The teacher-polyglot Oleg Palamarchuk conducted a lesson in German. The topic was economics and bank business.
“What do you think I must do to become a successful banker?” asked a student.
“I can’t say what you should do, but I can tell what you shouldn’t do. Follow the three rules: first, don’t lend money those who don’t have any; second, don’t lend money those who need it badly; third, don’t lend your own money.”

During a lecture the students asked their teacher-polyglot Oleg Palamarchuk:
“Why don’t American and European businessmen invest money in the Ukrainian economy?”
“They don’t understand our realities. In the USA a businessman should compete for his place under the sun. But in Ukraine, if a businessman wants to earn money, he should find a place in the shadow and doesn’t shine,” explained the teacher.

The Ukrainian youth enjoys computers like other young people in the world.
“It was a wise man who created the computer?” expressed his excitement a boy who attended the English course conducted by the teacher-polyglot Oleg Palamarchuk.
“You are wrong,” said the teacher-polyglot. “In this world only Got creates; Satan makes up; the Europeans and migrants from Europe into the North America invent; the Russians find; the Chinese compile; and the Jews make a profit on their activity.

One day the teacher-polyglot Oleg Palamarchuk met his former school-mate and they had a talk. And the first question was about jobs.
“I am a general director of my own company,” praised the school-mate.
“Recently you told me that you were just a director,” remarked Oleg Palamarchuk.
“It was earlier, then I was alone, but now I hired a guy, and there are two persons in the company: he is a director, but I am a general director.”

Once a school-girl asked her teacher-polyglot Oleg Palamarchuk:
“Why don’t you do business? You know so much! What can you earn by teaching in the country where not so many people want to study?
“To do business in my country”, explained Oleg Palamarchuk, “one should be slippery, otherwise one will be caught; one should be hard, otherwise one will be cracked; one should be flexible, otherwise one will be broken. And the main rule of our business: the less you know, the longer you will live. But I know too much to survive in our business.”
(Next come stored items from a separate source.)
template <int BN, int MODE, int LAYOUT, int NST = kStages>
__global__ void __launch_bounds__(128) conv_igemm_kernel(const ConvArgs a) {
  extern __shared__ __align__(16) uint8_t smem_raw[];
  constexpr uint32_t kABytes = kTileM * kChunkK * 2;
  constexpr uint32_t kBBytes = BN * kChunkK * 2;
  constexpr uint32_t kStageBytes = kABytes + kBBytes;
  static_assert(BN <= kMaxBN, "conv: N tile");
  static_assert(NST * kStageBytes >= kStageFloats * sizeof(float), "conv: epilogue transpose buffer");
  const uint32_t smem_base = (smem_u32(smem_raw) + 1023u) & ~1023u;
  float* const stage_buf = reinterpret_cast<float*>(smem_raw + (smem_base - smem_u32(smem_raw)));

  const int tid = threadIdx.x, lane = tid & 31;
  const int n0 = blockIdx.y * BN;
  __shared__ short chunk_ids[kMaxChunks];
  __shared__ int n_valid_s;
  int m, ob, op, oq, ph = 0, pw = 0;
  bool row_ok;
  if (MODE == 1 && a.s2_classes) {
    const int mq = a.M >> 2;
    const int tiles_per_class = (mq + kTileM - 1) / kTileM;
    const int cls = blockIdx.x / tiles_per_class;
    const int idx = (blockIdx.x - cls * tiles_per_class) * kTileM + tid;
    ph = cls >> 1; pw = cls & 1;
    row_ok = idx < mq;
    const int h2 = a.OH >> 1, w2 = a.OW >> 1;
    const int ii = row_ok ? idx : 0;
    ob = ii / (h2 * w2);
    const int rem = ii - ob * (h2 * w2);
    op = 2 * (rem / w2) + ph;
    oq = 2 * (rem % w2) + pw;
    m = (ob * a.OH + op) * a.OW + oq;
  } else {
    m = blockIdx.x * kTileM + tid;
    row_ok = m < a.M;
    const int hw = a.OH * a.OW;
    const int mm = row_ok ? m : 0;
    ob = mm / hw;
    const int rem = mm - ob * hw;
// ... 90 lines not shown
      if (MODE == 0) {
        ih = op * a.stride - a.pad + r;
        iw = oq * a.stride - a.pad + s;
        ok = ok && ih >= 0 && ih < a.SH && iw >= 0 && iw < a.SW;
      } else {
        const int th = op + a.pad - r, tw = oq + a.pad - s;
        ih = th / a.stride;
        iw = tw / a.stride;
        ok = ok && th >= 0 && tw >= 0 && (ih * a.stride == th) && (iw * a.stride == tw) &&
             ih < a.SH && iw < a.SW;
      }
      const __nv_bfloat16* g =
          ok ? a.src + ((((size_t)ob * a.SH + ih) * a.SW + iw) << a.cshift) + c0 : a.src;
      cp_async16(sa + tile_off<LAYOUT>(tid, j, kTileM), g, ok);
    }
    }
    const uint4* wsrc = reinterpret_cast<const uint4*>(wtile + (size_t)chunk * ((size_t)wbn * kChunkK));
#pragma unroll
    for (int i = 0; i < BN / 16; ++i) {
      const int v = tid + i * 128;
      cp_async16(sb + ((uint32_t)v << 4), wsrc + v, true);
    }
  };

  constexpr int kT = MODE == 0 ? kF16 : kBF16;
  float acc_t[BN];
#pragma unroll
  for (int c = 0; c < NST - 1; ++c) {
    if (c < n_valid) load_chunk(chunk_ids[c], c);
    cp_async_commit();
  }
  for (int c = 0; c < n_valid; ++c) {
    const int stage = c % NST;
    cp_async_wait<NST - 2>();
    fence_proxy_async_smem();
    __syncthreads();
    {
      const uint32_t sa = smem_base + stage * kStageBytes;
      const uint32_t sb = sa + kABytes;
      wgmma_fence();
#pragma unroll
      for (int kk = 0; kk < kChunkK / 16; ++kk)
        mma128<BN, kT>(acc_t, kmajor_desc<LAYOUT>(sa, kk, kTileM), kmajor_hi<LAYOUT>(), kmajor_desc<LAYOUT>(sb, kk, BN),
                       (c > 0 || kk > 0) ? 1u : 0u);
      wgmma_commit();
    }
    const int nc = c + NST - 1;
    if (nc < n_valid) {
      wgmma_wait<1>();
      load_chunk(chunk_ids[nc], nc % NST);
    }
    cp_async_commit();
  }
  wgmma_wait<0>();
  acc_fence(acc_t);

  const int hw = a.OH * a.OW;
  int seg = 1;
  if ((hw & (hw - 1)) == 0) seg = hw < 32 ? hw : 32;
#pragma unroll
  for (int col0 = 0; col0 < BN; col0 += 32) {
    float acc[32];
    if (n_valid > 0) {
      acc_row32(acc_t, col0, stage_buf, acc);
    } else {
#pragma unroll
      for (int j = 0; j < 32; ++j) acc[j] = 0.f;
    }

    if (MODE == 0 && a.stats != nullptr) {
      const int cpg = a.OC / a.gn_groups;
      float s2[16], q2[16];
#pragma unroll
      for (int i = 0; i < 16; ++i) {
        s2[i] = acc[2 * i] + acc[2 * i + 1];
        q2[i] = acc[2 * i] * acc[2 * i] + acc[2 * i + 1] * acc[2 * i + 1];
      }
      int lg = 0;
      while ((2 << lg) < cpg && lg < 4) ++lg;
#pragma unroll
      for (int lvl = 0; lvl < 4; ++lvl) {
        if (lvl < lg) {
#pragma unroll
          for (int i = 0; i < (8 >> lvl); ++i) {
            s2[i] = s2[2 * i] + s2[2 * i + 1];
            q2[i] = q2[2 * i] + q2[2 * i + 1];
          }
        }
      }
      const int ng = 16 >> lg;
#pragma unroll
      for (int off = 1; off < 32; off <<= 1) {
        if (off < seg) {
#pragma unroll
          for (int i = 0; i < 16; ++i) {
            if (i < ng) {
              s2[i] += __shfl_xor_sync(0xffffffffu, s2[i], off);
              q2[i] += __shfl_xor_sync(0xffffffffu, q2[i], off);
            }
          }
        }
      }
      if (row_ok && (lane & (seg - 1)) == 0) {
        const int g0 = (n0 + col0) / cpg;
        double* dst = a.stats + ((size_t)ob * a.gn_groups + g0) * 2;
#pragma unroll
        for (int i = 0; i < 16; ++i) {
          if (i < ng) {
            atomicAdd(dst + 2 * i, (double)s2[i]);
            atomicAdd(dst + 2 * i + 1, (double)q2[i]);
          }
        }
      }
    }
    if (MODE == 0 && a.bias != nullptr) {
#pragma unroll
      for (int j = 0; j < 32; ++j) acc[j] += __ldg(a.bias + n0 + col0 + j);
    }
    if (MODE == 0 && a.relu) {
#pragma unroll
      for (int j = 0; j < 32; ++j) acc[j] = fmaxf(acc[j], 0.f);
    }
    if (row_ok) {
      const size_t o = (size_t)m * a.OC + n0 + col0;
      if (MODE == 1 && a.addend != nullptr) {
        const uint4* ad = reinterpret_cast<const uint4*>(a.addend + o);
#pragma unroll
        for (int v = 0; v < 4; ++v) {
          float f[8];
          unpack8(ad[v], f);
#pragma unroll
          for (int e = 0; e < 8; ++e) acc[v * 8 + e] += f[e];
        }
      }
      uint4* dst = reinterpret_cast<uint4*>(a.out + o);
#pragma unroll
      for (int v = 0; v < 4; ++v) {
        uint4 u;
        if (MODE == 0) {
          u.x = pack_f16x2(acc[v * 8 + 0], acc[v * 8 + 1]);
          u.y = pack_f16x2(acc[v * 8 + 2], acc[v * 8 + 3]);
          u.z = pack_f16x2(acc[v * 8 + 4], acc[v * 8 + 5]);
          u.w = pack_f16x2(acc[v * 8 + 6], acc[v * 8 + 7]);
        } else {
          u.x = pack_bf16x2(acc[v * 8 + 0], acc[v * 8 + 1]);
          u.y = pack_bf16x2(acc[v * 8 + 2], acc[v * 8 + 3]);
          u.z = pack_bf16x2(acc[v * 8 + 4], acc[v * 8 + 5]);
          u.w = pack_bf16x2(acc[v * 8 + 6], acc[v * 8 + 7]);
        }
        dst[v] = u;
      }
    }
  }
}

struct WgradArgs {
  const __nv_bfloat16* x;
  const __nv_bfloat16* dy;
  float* dw;
  int B, Hi, Wi, Ci, Ho, Wo, Co, kh, kw, stride, pad;
  int P;
  int KW;
  int chunks_per_split;
  int cshift;
};
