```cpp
template <typename T>
static int dalloc(T **p, int64_t count)
{
    HIP_TRY(hipMalloc((void **)p, (size_t)(count > 0 ? count : 1) * sizeof(T)));
    return 0;
}

static int ctx_alloc(reloc_ctx *c)
{
    int rc = 0;
    const int64_t mf = c->max_feat;
    int64_t pyr = 0;
    for (int l = 0; l < NLEV; ++l) {
        double s = pow(RELOC_ORB_SCALE_FACTOR, (double)l);
        int64_t w = (int64_t)(c->max_w / s) + 2, h = (int64_t)(c->max_h / s) + 2;
        pyr += ((w + 63) / 64 * 64) * h + 256;
    }
    c->pyr_bytes = pyr;
    rc |= dalloc(&c->pyr, pyr);
    rc |= dalloc(&c->blur, pyr);
    rc |= dalloc(&c->nms, pyr);
    rc |= dalloc(&c->rz_tab, (int64_t)NLEV * 2 * 2 * (c->max_w > c->max_h ? c->max_w : c->max_h));
    rc |= dalloc((char **)&c->pyr_tiles, (int64_t)((c->max_w + 15) / 16) * ((c->max_h + 15) / 16) * 128);
    rc |= dalloc(&c->hist, NLEV * 256);
    rc |= dalloc(&c->cand_cnt, NLEV);
    rc |= dalloc(&c->cand_key, (int64_t)NLEV * RELOC_ORB_STAGE1_CAP);
    rc |= dalloc(&c->cand_resp, (int64_t)NLEV * RELOC_ORB_STAGE1_CAP);
    rc |= dalloc(&c->kp_cnt, NLEV);
    rc |= dalloc(&c->kp_key, (int64_t)NLEV * RELOC_ORB_STAGE1_CAP);
    rc |= dalloc(&c->kp_resp, (int64_t)NLEV * RELOC_ORB_STAGE1_CAP);
    rc |= dalloc(&c->f_xy, mf * 2);
    rc |= dalloc(&c->f_size, mf);
    rc |= dalloc(&c->f_angle, mf);
    rc |= dalloc(&c->f_resp, mf);
    rc |= dalloc(&c->f_oct, mf);
    rc |= dalloc(&c->f_desc, mf * 32);
    rc |= dalloc(&c->f_count, 1);
    rc |= dalloc(&c->frame_img, (int64_t)c->max_w * c->max_h * 3);
    rc |= dalloc((char **)&c->orb_const, 1024);
    rc |= dalloc(&c->dbg_cut, NLEV);
    rc |= dalloc(&c->cand_ids, MAX_CAND);
    rc |= dalloc(&c->cand_n, 1);
    rc |= dalloc(&c->m_qidx, (int64_t)MAX_CAND * MAX_REC_ROWS);
    rc |= dalloc(&c->m_tidx, (int64_t)MAX_CAND * MAX_REC_ROWS);
    rc |= dalloc(&c->m_dist, (int64_t)MAX_CAND * MAX_REC_ROWS);
    rc |= dalloc(&c->m_n, MAX_CAND);
    rc |= dalloc(&c->p_obj, (int64_t)MAX_CAND * MAX_REC_ROWS * 3);
    rc |= dalloc(&c->p_img, (int64_t)MAX_CAND * MAX_REC_ROWS * 2);
    rc |= dalloc(&c->p_Rt, (int64_t)MAX_CAND * MAX_HYP * 12);
    rc |= dalloc(&c->p_cnt, (int64_t)MAX_CAND * MAX_HYP);
    rc |= dalloc(&c->p_inl, (int64_t)MAX_CAND * MAX_REC_ROWS);
    rc |= dalloc(&c->p_out, MAX_CAND);
    rc |= dalloc(&c->tick_res, 1);
    if (hipHostMalloc((void **)&c->tick_res_host, sizeof(TickResult), hipHostMallocDefault) != hipSuccess) {
        reloc_set_error("hipHostMalloc(result record) failed");
        c->tick_res_host = nullptr;
// ... 301 lines not shown
```

nclt-slam-project_amd/csrc/reloc_internal.h:

```cpp
#pragma once
#include <hip/hip_runtime.h>
#include <stdint.h>
#include <stdio.h>
#include <string.h>

#include "../../include/reloc.h"
#include "../../include/reloc_spec.h"

#define RELOC_API extern "C" __attribute__((visibility("default")))
#define RELOC_PROF_RING 256

void reloc_set_error(const char *fmt, ...);

#define HIP_TRY(expr)                                                                      \
    do {                                                                                   \
        hipError_t e_ = (expr);                                                            \
        if (e_ != hipSuccess) {                                                            \
            reloc_set_error("%s failed: %s (%s:%d)", #expr, hipGetErrorString(e_), __FILE__, \
                            __LINE__);                                                     \
            return RELOC_E_HIP;                                                            \
        }                                                                                  \
    } while (0)
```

The writer-polyglot Oleg Palamarchuk was visited by his school-mate, who lived in Russia and was a new Russian.
“I live as if I founded myself in the paradise. I have whatever I desire!” boasted the mate. But his long monologue was finished with words:
“Nevertheless, I don’t wish you such a life!”
“Why?” asked the writer.
“To penetrate into the Russian business is to enter the paradise: it is difficult to come in, but it is impossible to go out!” explained the new Russian.

One day a friend of the writer-polyglot Oleg Palamarchuk called him up:
“I want to share my joy with you. I have just von 1000 dollars at a lottery.”
“OK, give me half the sum and I will share your joy.”